Only String and Array types are splittable. field:parsed[Body][FlightListByAerodromeReply][data][flights][flight] is of type = Hash {:level=>:warn}
Only String and Array types are splittable. field:parsed[Body][FlightListByAerodromeReply][data][flights][flight][flightId] is of type = Hash {:level=>:warn}
Only String and Array types are splittable. field:parsed[Body][FlightListByAerodromeReply][data][flights][flight][flightId][keys] is of type = Hash {:level=>:warn}
{
                     "@version" => "1",
                   "@timestamp" => "2017-07-28T08:40:56.208Z",
                         "host" => "192.168.10.160",
                         "port" => 5269,
                         "type" => "FlightListByAerodromeReply",
                     "flightId" => "AT00871821",
                   "aircraftId" => "AFR181J",
       "aerodromeOfDestination" => "EIDW",
        "estimatedOffBlockTime" => "2017-07-28 10:35",
                     "airFiled" => "false",
"nonICAOAerodromeOfDestination" => "false",
  "nonICAOAerodromeOfDeparture" => "false",
         "aerodromeOfDeparture" => "LFPG",
                          "wef" => "2017-07-28 10:00",
                          "unt" => "2017-07-28 11:00",
         "requestReceptionTime" => "2017-07-28 08:40:55",
                     "sendTime" => "2017-07-28 08:40:55",
                       "status" => "OK"
}
{
                     "@version" => "1",
                   "@timestamp" => "2017-07-28T08:40:56.208Z",
                         "host" => "192.168.10.160",
                         "port" => 5269,
                         "type" => "FlightListByAerodromeReply",
                         "tags" => [
    [0] "_split_type_failure"
],
                     "flightId" => "AT00871821",
                   "aircraftId" => "AFR181J",
       "aerodromeOfDestination" => "EIDW",
        "estimatedOffBlockTime" => "2017-07-28 10:35",
                     "airFiled" => "false",
"nonICAOAerodromeOfDestination" => "false",
  "nonICAOAerodromeOfDeparture" => "false",
         "aerodromeOfDeparture" => "LFPG",
                          "wef" => "2017-07-28 10:00",
                          "unt" => "2017-07-28 11:00",
         "requestReceptionTime" => "2017-07-28 08:40:55",
                     "sendTime" => "2017-07-28 08:40:55",
                       "status" => "OK"
}
[...]

We can see that there are splitting problems and that if I have 50 flights, it will take the information of the last flight and replace them for the previous 49 flights.

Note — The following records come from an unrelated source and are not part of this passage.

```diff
diff --git a/deep-prior-pp_amd/hipdp/backward.py b/deep-prior-pp_amd/hipdp/backward.py
--- a/deep-prior-pp_amd/hipdp/backward.py
+++ b/deep-prior-pp_amd/hipdp/backward.py
@@ -422,7 +422,18 @@
             off = (gW.ptr - st.g.ptr) // 4
             self._early_slice = (off, off + K * Nout)
             self.bwd.add(self.dp.allreduce_sum_async_op(gW, self._early_work, 'grad_allreduce_early'), side=True)
-        if src.base not in self.x_ins:
+        head = self.__dict__.get('_fc_head')
+        if head is not None and layer is head['fc3']:
+            fc2, t1, t2 = head['fc2'], head['t1'], head['t2']
+            _, K1, N2, N3 = head['dims']
+            dh2, dh1 = rt.alloc((Nb, N2), zero=False), rt.alloc((Nb, K1), zero=False)
+            self.bwd.add(ops.fc_head_bwd(rt, dY, st.view(layer.W), t2.buf, st.view(fc2.W), t1.buf, dh2, dh1, Nb, K1, N2, N3,
+                                         name='fc_head_bwd_%d' % layer.layerNum))
+            t2.pending.append(dh2)
+            t1.pending.append(dh1)
+        elif head is not None and layer is head['fc2']:
+            pass
+        elif src.base not in self.x_ins:
             tgt, dst = self._view_grad(src)
             acc = tgt.grad_written
             tile, splitk = hz.gemm_plan(Nb, K, Nout, allow_split=not acc)
diff --git a/deep-prior-pp_amd/hipdp/engine.py b/deep-prior-pp_amd/hipdp/engine.py
--- a/deep-prior-pp_amd/hipdp/engine.py
+++ b/deep-prior-pp_amd/hipdp/engine.py
@@ -61,6 +61,7 @@
         self._bn_eval_jobs = []
         self._beside = []
         self._bwd_after = {}
+        self._loss_kind = None if loss is None else loss.get('kind', 'embedding')
         out_view = self._emit(net.output)
         if self._bn_eval_jobs:
             self.fwd.ops[0:0] = [(ops.bn_eval_coeffs_multi(rt, self._bn_eval_jobs), False)]
@@ -385,7 +386,7 @@
         if kind == 'ConvLayer':
             return self._emit_conv(layer, src, residual, out_var if out_var is not None else var)
         if kind == 'HiddenLayer':
-            return self._emit_fc(layer, src)
+            return self._emit_fc(layer, src, var)
         if kind == 'DropoutLayer':
             return self._emit_dropout(layer, src)
         raise NotImplementedError(kind)
@@ -505,13 +506,71 @@
             return False
         return self.rt.lib.dpp_conv3x3_stream_rows(N, H, W, Ci) > 0
 
-    def _emit_fc(self, layer, src):
+    def _fc_head_match(self, layer, src, var):
+        if not (hz.FC_HEAD_FUSED and self.train and self.prec == 0 and not self.store16 and self._loss_kind in ('embedding', 'joints')):
+            return None
+        if var is None or var is not self.net.output or len(src.shape) != 2:
+            return None
+
+        def relu_of_hidden(v, consumer):
+            if v.kind != 'relu' or [id(c) for c in self.consumers.get(id(v), [])] != [id(consumer)]:
+                return None
+            w = v.inputs[0]
+            if w.kind != 'layer' or _layer_kind(w.layer) != 'HiddenLayer' or [id(c) for c in self.consumers.get(id(w), [])] != [id(v)]:
+                return None
+            return w
+        v2 = relu_of_hidden(var.inputs[0], var)
+        v1 = relu_of_hidden(v2.inputs[0], v2) if v2 is not None else None
+        if v1 is None:
+            return None
+        fc2, fc1 = v2.layer, v1.layer
+        io2, io1 = self.layer_io.get(id(fc2)), self.layer_io.get(id(fc1))
+        if io2 is None or io1 is None or io2.get('fwd_ops', (0, -1))[1] != len(self.fwd.ops):
+            return None
+        t1, t2, in2 = io1['out'], io2['out'], io2['in_view']
+        if src.base is not t2 or not src.relu or src.bn is not None or in2.base is not t1 or not in2.relu or in2.bn is not None:
+            return None
+        if t1.is16 or t2.is16 or t1 in self.x_ins:
+            return None
+        Nb, N2 = src.shape
+        K, N3 = in2.shape[1], layer.cfgParams.outputDim[1]
+        if self._fc1_stream(Nb, K, N2):
+            return None
+        st = self.store
+        bufs = (t1.buf, t2.buf, st.view(fc2.W), st.view(fc2.b), st.view(layer.W))
+        if not self.rt.lib.dpp_fc_head_ok(Nb, K, N2, N3) or any(b.ptr % 16 for b in bufs):
+            return None
+        return dict(fc2=fc2, fc3=layer, t1=t1, t2=t2, dims=(Nb, K, N2, N3))
+
+    def _emit_fc(self, layer, src, var=None):
         c = layer.cfgParams
         if len(src.shape) != 2:
             raise NotImplementedError("HiddenLayer on a non-flattened input")
         Nb, K = src.shape
         Nout = c.outputDim[1]
         assert K == c.inputDim[1], (K, c.inputDim)
+        rt, st = self.rt, self.store
+        head = self._fc_head_match(layer, src, var)
+        if head is not None:
+            fc2, t1, t2 = head['fc2'], head['t1'], head['t2']
+            _, K1, N2, N3 = head['dims']
+            del self.fwd.ops[self.layer_io[id(fc2)]['fwd_ops'][0]:]
+            out = self._new_tensor((Nb, Nout), 'fc%d' % layer.layerNum)
+            nsl = int(rt.lib.dpp_fc_head_slices(N2))
+            part = self.scratch(nsl * Nb * N3)
+            self.fwd.add(ops.fc_head_fwd(rt, t1.buf, True, st.view(fc2.W), st.view(fc2.b), st.view(layer.W), t2.buf, part, Nb, K1, N2, N3,
+                                         name='fc_head_fwd_%d' % layer.layerNum))
+            red = self.fwd.add(ops.reduce_partials(rt, part, nsl, Nb * N3, out.buf, bias=st.view(layer.b), nbias=N3))
+            self._loss_fusable = (red, dict(partial=part, nz=nsl, bias=st.view(layer.b), out=out.buf))
+            self._fc_head = head
+            self.layer_io[id(layer)] = dict(in_view=src, out=out)
+            return View(out)
+        first_op = len(self.fwd.ops)
+        out = self._emit_fc_plain(layer, src, Nb, K, Nout)
+        self.layer_io[id(layer)]['fwd_ops'] = (first_op, len(self.fwd.ops))
+        return View(out)
+
+    def _emit_fc_plain(self, layer, src, Nb, K, Nout):
         out = self._new_tensor((Nb, Nout), 'fc%d' % layer.layerNum)
         rt, st = self.rt, self.store
         act = self._act(src)
@@ -522,7 +581,7 @@
                                      partial=part, precision=self.prec, kchunk=hz.FC1_KCHUNK, name='fc_%d' % layer.layerNum))
             self.fwd.add(ops.reduce_partials(rt, part, splitk, Nb * Nout, out.buf, bias=st.view(layer.b), nbias=Nout))
             self.layer_io[id(layer)] = dict(in_view=src, out=out)
-            return View(out)
+            return out
         tile, splitk = hz.gemm_plan(Nb, Nout, K)
         if K >= 4096 and Nb <= 128 and Nout >= 64:
             tile, splitk = ((128, 64, 4) if Nb > 64 and hz.knob('DPP_FC1_TILE128', '1') != '0' else (64, 64, 4)), max(1, K // 512)
@@ -537,7 +596,7 @@
             self.fwd.add(ops.gemm(rt, src.base.buf, st.view(layer.W), out.buf, Nb, Nout, K, 1, 0, K, Nout, Nout, actA=act,
                                   bias=st.view(layer.b), tile=tile, name='fc_%d' % layer.layerNum))
         self.layer_io[id(layer)] = dict(in_view=src, out=out)
-        return View(out)
+        return out
 
     def _emit_dropout(self, layer, src):
         if src.bn is not None or len(src.shape) != 2:
diff --git a/deep-prior-pp_amd/hipdp/heuristics.py b/deep-prior-pp_amd/hipdp/heuristics.py
--- a/deep-prior-pp_amd/hipdp/heuristics.py
+++ b/deep-prior-pp_amd/hipdp/heuristics.py
@@ -42,6 +42,7 @@
 FUSE_LOSS = knob('DPP_FUSE_LOSS', '1') != '0'
 ADAM_TICKED = knob('DPP_ADAM_TICKED', '1') != '0'
 EVAL_FUSE_BF16 = knob('DPP_EVAL_FUSE_BF16', '1') != '0'
+FC_HEAD_FUSED = knob('DPP_FC_HEAD_FUSED', '1') != '0'
 OVERLAP_ALLREDUCE = knob('DPP_OVERLAP_ALLREDUCE', '1') != '0'
 EARLY_BUCKET_MIN = int(knob('DPP_EARLY_BUCKET_MIN', str(1 << 22)))
 LAZY_BN_BWD = int(knob('DPP_LAZY_BN_BWD', '0'))
diff --git a/deep-prior-pp_amd/hipdp/lib.py b/deep-prior-pp_amd/hipdp/lib.py
--- a/deep-prior-pp_amd/hipdp/lib.py
+++ b/deep-prior-pp_amd/hipdp/lib.py
@@ -4,7 +4,7 @@
 _HERE = os.path.dirname(os.path.abspath(__file__))
 DEFAULT_LIB = os.path.join(os.path.dirname(_HERE), 'lib', 'libdpp_hip.so')
 
-ABI_VERSION = 13
+ABI_VERSION = 14
 ST_A, ST_B, ST_C, ST_BNX = 1, 2, 4, 8
 c_float_p = C.c_void_p
 stream_t = C.c_void_p
@@ -66,6 +66,11 @@
     'dpp_gemm': (C.c_int, [C.POINTER(GemmDesc), stream_t]),
     'dpp_gemm_variant_rows': (C.c_int, [C.POINTER(GemmDesc)]),
     'dpp_fc_gemm': (C.c_int, [C.POINTER(GemmDesc), C.c_int, C.c_int, stream_t]),
+    'dpp_fc_head_ok': (C.c_int, [C.c_int] * 4),
+    'dpp_fc_head_slices': (C.c_int, [C.c_int]),
+    'dpp_fc_head_fwd': (C.c_int, [C.c_void_p, C.c_int, C.c_void_p, C.c_void_p, C.c_void_p, C.c_void_p, C.c_void_p, C.c_int, C.c_int, C.c_int, C.c_int,
+                                  stream_t]),
+    'dpp_fc_head_bwd': (C.c_int, [C.c_void_p] * 7 + [C.c_int] * 4 + [stream_t]),
     'dpp_reduce_partials': (C.c_int, [C.c_void_p, C.c_int, C.c_int, C.c_void_p, C.c_int, C.c_void_p, stream_t]),
     'dpp_conv3x3': (C.c_int, [C.c_void_p, C.c_int, C.c_int, C.c_int, C.c_int, C.POINTER(Act), C.c_void_p, C.c_int,
                               C.c_void_p, C.c_void_p, C.c_void_p, C.c_int, C.POINTER(Epilogue), C.c_int, stream_t]),
diff --git a/deep-prior-pp_amd/hipdp/ops.py b/deep-prior-pp_amd/hipdp/ops.py
--- a/deep-prior-pp_amd/hipdp/ops.py
+++ b/deep-prior-pp_amd/hipdp/ops.py
@@ -313,6 +313,19 @@
     return Launch(rt.lib.dpp_fc_wgrad_stream, (X.ptr, dY.ptr, dW.ptr, int(Nb), int(K), int(N), _actp(actX), _store(b=X)), (X, dY, dW, actX), name, meta)
 
 
+def fc_head_fwd(rt, h1, relu_in, W2, b2, W3, h2pre, slices, M, K, N2, N3, name='fc_head_fwd'):
+    nsl = int(rt.lib.dpp_fc_head_slices(N2))
+    meta = dict(kernel='gemm_mfma_f32', flops=2.0 * M * N2 * (K + N3), bytes=4.0 * (M * K + K * N2 + N2 + N2 * N3 + M * N2 + nsl * M * N3))
+    return Launch(rt.lib.dpp_fc_head_fwd, (h1.ptr, int(bool(relu_in)), W2.ptr, b2.ptr, W3.ptr, h2pre.ptr, slices.ptr, int(M), int(K), int(N2), int(N3)),
+                  (h1, W2, b2, W3, h2pre, slices), name, meta)
+
+
+def fc_head_bwd(rt, dout, W3, h2pre, W2, h1pre, dh2pre, dh1pre, M, K, N2, N3, name='fc_head_bwd'):
+    meta = dict(kernel='gemm_mfma_f32', flops=2.0 * M * N2 * (K + N3), bytes=4.0 * (M * N3 + N2 * N3 + 2.0 * M * N2 + K * N2 + 2.0 * M * K))
+    return Launch(rt.lib.dpp_fc_head_bwd, (dout.ptr, W3.ptr, h2pre.ptr, W2.ptr, h1pre.ptr, dh2pre.ptr, dh1pre.ptr, int(M), int(K), int(N2), int(N3)),
+                  (dout, W3, h2pre, W2, h1pre, dh2pre, dh1pre), name, meta)
+
+
 def reduce_partials(rt, partial, nz, n, out, bias=None, nbias=1, name='reduce_partials'):
     return Launch(rt.lib.dpp_reduce_partials, (partial.ptr, int(nz), int(n), _p(bias), int(nbias), out.ptr),
                   (partial, out, bias), name, dict(kernel='reduce_partials', flops=float(nz) * n, bytes=4.0 * (nz + 1) * n))
diff --git a/include/dpp_hip.h b/include/dpp_hip.h
--- a/include/dpp_hip.h
+++ b/include/dpp_hip.h
@@ -14,7 +14,7 @@
 #define DPP_E_BADARG 10001
 #define DPP_E_UNSUPPORTED 10002
 
-#define DPP_ABI_VERSION 13
+#define DPP_ABI_VERSION 14
 int dpp_abi_version(void);
 
 #define DPP_ST_A 1
@@ -82,6 +82,13 @@
                       float* partial, int store , dpp_stream_t stream);
 
 int dpp_fc_gemm(const dpp_gemm_desc* d, int precision, int kchunk, dpp_stream_t stream);
+
+int dpp_fc_head_ok(int M, int K, int N2, int N3);
+int dpp_fc_head_slices(int N2);
+int dpp_fc_head_fwd(const float* h1, int relu_in, const float* W2, const float* b2, const float* W3, float* h2pre, float* slices, int M,
+                    int K, int N2, int N3, dpp_stream_t stream);
+int dpp_fc_head_bwd(const float* dout, const float* W3, const float* h2pre, const float* W2, const float* h1pre, float* dh2pre,
+                    float* dh1pre, int M, int K, int N2, int N3, dpp_stream_t stream);
 
 int dpp_reduce_partials(const float* partial, int nz, int n, const float* bias, int nbias, float* out,
                         dpp_stream_t stream);
```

I can use ruby ​​code to retrieve the total number of flights:

ruby {
    code => "
      event['count'] = event['parsed']['Body'][0]['FlightListByAerodromeReply'][0]['data'][0]['flights'].length
    "
}

But how to iterate on the number of flights?
I tried this but without success:

[...] 
split {
  field => "parsed[Body][FlightListByAerodromeReply][data][flights][%{count}]"
}
[...]

Thankx for your help !


(Magnus Bäck) #3

Could you give an example of the desired result for the example XML document above? It's not clear to me what the end goal is, and the sequence of split filters is confusing.


(system) #4

This topic was automatically closed 28 days after the last reply. New replies are no longer allowed.